== Records to use ==

struct fl_sb {
    uint32_t start, len;
    bool final_block, marker;
};
__device__ __forceinline__ fl_sb fl_simple_block(const fl_chunk& ck, const fl_sblock* __restrict__ sblocks, uint32_t b) {
    fl_sb r;
    if (sblocks) {
        const fl_sblock e = sblocks[b];
        r.start = e.start;
        r.len = e.len;
        r.final_block = (e.flags & 1) != 0;
        r.marker = (e.flags & 2) != 0;
    } else {
        const uint32_t j = b - ck.first_block;
        const uint64_t s = (uint64_t)j * FL_BLOCK_BYTES;
        r.start = (uint32_t)min(s, (uint64_t)ck.in_len);
        r.len = min(FL_BLOCK_BYTES, ck.in_len - r.start);
        r.final_block = j + 1 == ck.n_blocks;
        r.marker = false;
    }
    return r;
}
// ... 373 lines not shown
                        m.has = 1;
                    } else {
                        m.a = plan->size_bits;
                    }
                }
            }
            fl_offmap inc = m;
#pragma unroll
            for (int d = 1; d < 64; d <<= 1) {
                fl_offmap o;
                o.a = __shfl_up(inc.a, d, 64);
                o.c = __shfl_up(inc.c, d, 64);
                o.has = __shfl_up(inc.has, d, 64);
                if (lane >= (uint32_t)d) inc = fl_offmap_compose(o, inc);
            }
            if (write) {
                fl_offmap exc;
                exc.a = __shfl_up(inc.a, 1, 64);
                exc.c = __shfl_up(inc.c, 1, 64);
                exc.has = __shfl_up(inc.has, 1, 64);
                if (lane == 0) exc = ident;
                if (plan && plan->valid) {
                    plan->bit_off = fl_offmap_apply(fl_offmap_compose(run, exc), base);
                    if (plan->q1_gap && j + 1 < ck.n_blocks) {
                        const fl_block_plan* nx = &plans[ck.first_block + j + 1];
                        if (nx->valid && (plan->type == FL_BLOCK_STORED) != (nx->type == FL_BLOCK_STORED)) q1_sh = 1u;
                    }
                }
            }
            fl_offmap last;
            last.a = __shfl(inc.a, 63, 64);
            last.c = __shfl(inc.c, 63, 64);
            last.has = __shfl(inc.has, 63, 64);
            run = fl_offmap_compose(run, last);
        }
        return run;
    };
    fl_offmap run;
    if (W == 1) {
        run = pass(ident, true);
    } else {
        const fl_offmap mine = pass(ident, false);
        if (lane == 0) wtot[wave] = mine;
        __syncthreads();
        fl_offmap pre = ident;
        for (uint32_t x = 0; x < wave; x++) pre = fl_offmap_compose(pre, wtot[x]);
        run = pass(pre, true);
        for (uint32_t x = wave + 1; x < W; x++) run = fl_offmap_compose(run, wtot[x]);
    }
    const uint64_t end_bits = fl_offmap_apply(run, base);
    const uint64_t body_end = (end_bits + 7) >> 3;
    const uint64_t total = body_end + ftr_bytes - ck.out_off;
    const bool fits = total <= ck.out_cap;

    uint32_t cks = 0;
    if (prm.container != 0 && threadIdx.x == 0) {
        if (prm.mode >= 4 && !prm.stream) {
            cks = cks_part[2 * (uint64_t)ck.first_block];
            if (prm.container == 2) {
                const uint32_t A = cks & 0xffff, B = cks >> 16, n = ck.in_len;
                const uint32_t a = (1 + A) % 65521u;
                const uint32_t bsum = (uint32_t)(((uint64_t)n + B) % 65521u);
                cks = a | (bsum << 16);
            }
        }
    }
    if (prm.container != 0 && !(prm.mode >= 4 && !prm.stream)) {
        const uint32_t nbw = r1 - r0, per = (nbw + 63) / 64;
        const uint32_t j0 = r0 + min(lane * per, nbw), j1 = min(j0 + per, r1);
        uint32_t x = 0, y = 0, len = 0;
        for (uint32_t j = j0; j < j1; j++) {
            const uint32_t pc = cks_part[2 * (uint64_t)(ck.first_block + j)];
            const uint32_t pl = cks_part[2 * (uint64_t)(ck.first_block + j) + 1];
            if (prm.container == 1) {
                const uint32_t shf = pl == FL_BLOCK_BYTES ? cc.pow65535 : fl_crc_xpow8n(cc.xpow8, pl);
                x = fl_crc_mulmod(x, shf) ^ pc;
            } else {
                y = (uint32_t)(((uint64_t)y + (uint64_t)x * pl + (pc >> 16)) % 65521u);
                x = (x + (pc & 0xffff)) % 65521u;
            }
            len += pl;
        }
        const uint32_t incl = fl_wave_incl_scan_dpp(len);
        if (lane == 63) wl[wave] = incl;
        __syncthreads();
        uint32_t before = 0, all = 0;
        for (uint32_t w = 0; w < W; w++) {
            if (w < wave) before += (uint32_t)wl[w];
            all += (uint32_t)wl[w];
        }
        const uint32_t behind = all - (before + incl);
        uint32_t px, py = 0;
        if (prm.container == 1) {
            px = fl_wave_xor(len ? fl_crc_mulmod(x, fl_crc_xpow8n(cc.xpow8, behind)) : 0u);
        } else {
            px = fl_wave_sum(x);
            py = fl_wave_sum((uint32_t)(((uint64_t)y + (uint64_t)x * (behind % 65521u)) % 65521u));
        }
        if (lane == 0) {
            wx[wave] = px;
            wy[wave] = py;
        }
        __syncthreads();
        if (threadIdx.x == 0) {
            uint32_t fx = 0, fy = 0;
            for (uint32_t w = 0; w < W; w++) {
// ... 113 lines not shown
                                                              uint32_t* __restrict__ out32) {
    __shared__ uint32_t lit_lds[FL_NUM_LIT + 2];
    __shared__ uint32_t dist_lds[FL_NUM_DIST + 2];
    __shared__ uint32_t wave_bits[FL_ENC_WAVES];
    __shared__ uint32_t stg[FL_ENC_WAVES][FL_STG_DW];

    const uint32_t b = blockIdx.x;
    const fl_block_plan* plan = &plans[b];
    if (!plan->valid) return;
    const uint32_t cidx = blk_chunk[b];
    const fl_chunk ck = chunks[cidx];
    const uint32_t tid = threadIdx.x, lane = tid & 63, wave = tid >> 6;
    const uint64_t bit_off = plan->bit_off;
    const uint8_t* src = in + ck.in_off;

    if (plan->type == FL_BLOCK_STORED) {
        const uint32_t len = plan->in_len;
        const uint64_t p = (bit_off + 3 + 7) >> 3;
        if (tid == 0) {
            if (plan->final_block) fl_atomic_or_bits(out32, bit_off, 1, 1);
            const uint32_t lw = (len & 0xffff) | ((~len & 0xffff) << 16);
            fl_atomic_or_bits(out32, p * 8, lw, 32);
        }
        fl_copy_bytes(out32, p + 4, src + plan->in_start, len, tid, 64 * FL_ENC_WAVES);
        return;
    }

    for (uint32_t i = tid; i < FL_NUM_LIT; i += 64 * FL_ENC_WAVES)
        lit_lds[i] = (uint32_t)plan->lit[i].code | ((uint32_t)plan->lit[i].len << 16);
    if (tid < FL_NUM_DIST) dist_lds[tid] = (uint32_t)plan->dist[tid].code | ((uint32_t)plan->dist[tid].len << 16);
    for (uint32_t i = lane; i < FL_STG_DW; i += 64) stg[wave][i] = 0;
    __syncthreads();

    const uint32_t hdr_nbits = plan->hdr_nbits;
    const uint32_t n_hdr = (hdr_nbits + 7) >> 3;
    const uint32_t n_sym = plan->tok_count;
    const uint32_t n_items = n_hdr + FL_ENC_UNITS(TOKENS, n_sym) + 1;
    const uint8_t* bytes = src + plan->tok_start;
    const uint32_t* toks = TOKENS ? tokens + ck.pos_off + plan->tok_start : nullptr;
    const uint8_t* hdr = plan->hdr;

    uint32_t per = (n_items + FL_ENC_WAVES - 1) / FL_ENC_WAVES;
    per = (per + 63) & ~63u;
    const uint32_t i0 = min(n_items, wave * per), i1 = min(n_items, i0 + per);

    uint32_t nb = 0;
    for (uint32_t i = i0 + lane; i < i1; i += 64)
        nb += fl_block_item<TOKENS>(i, n_hdr, hdr_nbits, n_sym, hdr, bytes, toks, lit_lds, dist_lds).n;
    nb = fl_wave_sum(nb);
    if (lane == 0) wave_bits[wave] = nb;
    __syncthreads();
    uint64_t cur = bit_off;
    for (uint32_t w = 0; w < wave; w++) cur += wave_bits[w];
    if (i0 >= i1) return;

    const uint64_t first_dw = cur >> 5;
    uint32_t* sw = stg[wave];
    for (uint32_t ib = i0; ib < i1; ib += 64) {
        const uint32_t i = ib + lane;
        fl_item it;
        it.v = 0;
        it.n = 0;
        if (i < i1) it = fl_block_item<TOKENS>(i, n_hdr, hdr_nbits, n_sym, hdr, bytes, toks, lit_lds, dist_lds);
        const uint32_t incl = fl_wave_incl_scan(it.n, lane);
        const uint32_t total = __shfl(incl, 63, 64);
        const uint64_t base_dw = cur >> 5;
        if (it.n) {
            const uint32_t rel = (uint32_t)(cur - (base_dw << 5)) + (incl - it.n);
            const uint32_t dw = rel >> 5, sh = rel & 31;
            const uint64_t a = it.v << sh;
            const uint32_t hi = sh ? (uint32_t)(it.v >> (64 - sh)) : 0u;
            if ((uint32_t)a) atomicOr(&sw[dw], (uint32_t)a);
            if ((uint32_t)(a >> 32)) atomicOr(&sw[dw + 1], (uint32_t)(a >> 32));
            if (hi) atomicOr(&sw[dw + 2], hi);
        }
        fl_lds_order();
        const uint64_t end = cur + total;
        const uint32_t nd = (uint32_t)((end >> 5) - base_dw);
        for (uint32_t k = lane; k < nd; k += 64) {
            const uint32_t v = sw[k];
            if (base_dw + k == first_dw) {
                if (v) atomicOr(&out32[base_dw + k], v);
            } else {
                out32[base_dw + k] = v;
            }
        }
        const uint32_t carry = sw[nd];
        fl_lds_order();
        for (uint32_t k = lane; k <= nd + 2 && k < FL_STG_DW; k += 64) sw[k] = 0;
        fl_lds_order();
        if (lane == 0) sw[0] = carry;
        fl_lds_order();
        cur = end;
    }
    if ((cur & 31) && lane == 0) {
        const uint32_t v = sw[0];
        if (v) atomicOr(&out32[cur >> 5], v);
    }
}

===

→ **Problem statement**: Search the records line by line for the word "TOKENS" and copy every line where it appears.

→ **Exercise answer**:
    const uint32_t n_items = n_hdr + FL_ENC_UNITS(TOKENS, n_sym) + 1;
    const uint32_t* toks = TOKENS ? tokens + ck.pos_off + plan->tok_start : nullptr;
        nb += fl_block_item<TOKENS>(i, n_hdr, hdr_nbits, n_sym, hdr, bytes, toks, lit_lds, dist_lds).n;
        if (i < i1) it = fl_block_item<TOKENS>(i, n_hdr, hdr_nbits, n_sym, hdr, bytes, toks, lit_lds, dist_lds);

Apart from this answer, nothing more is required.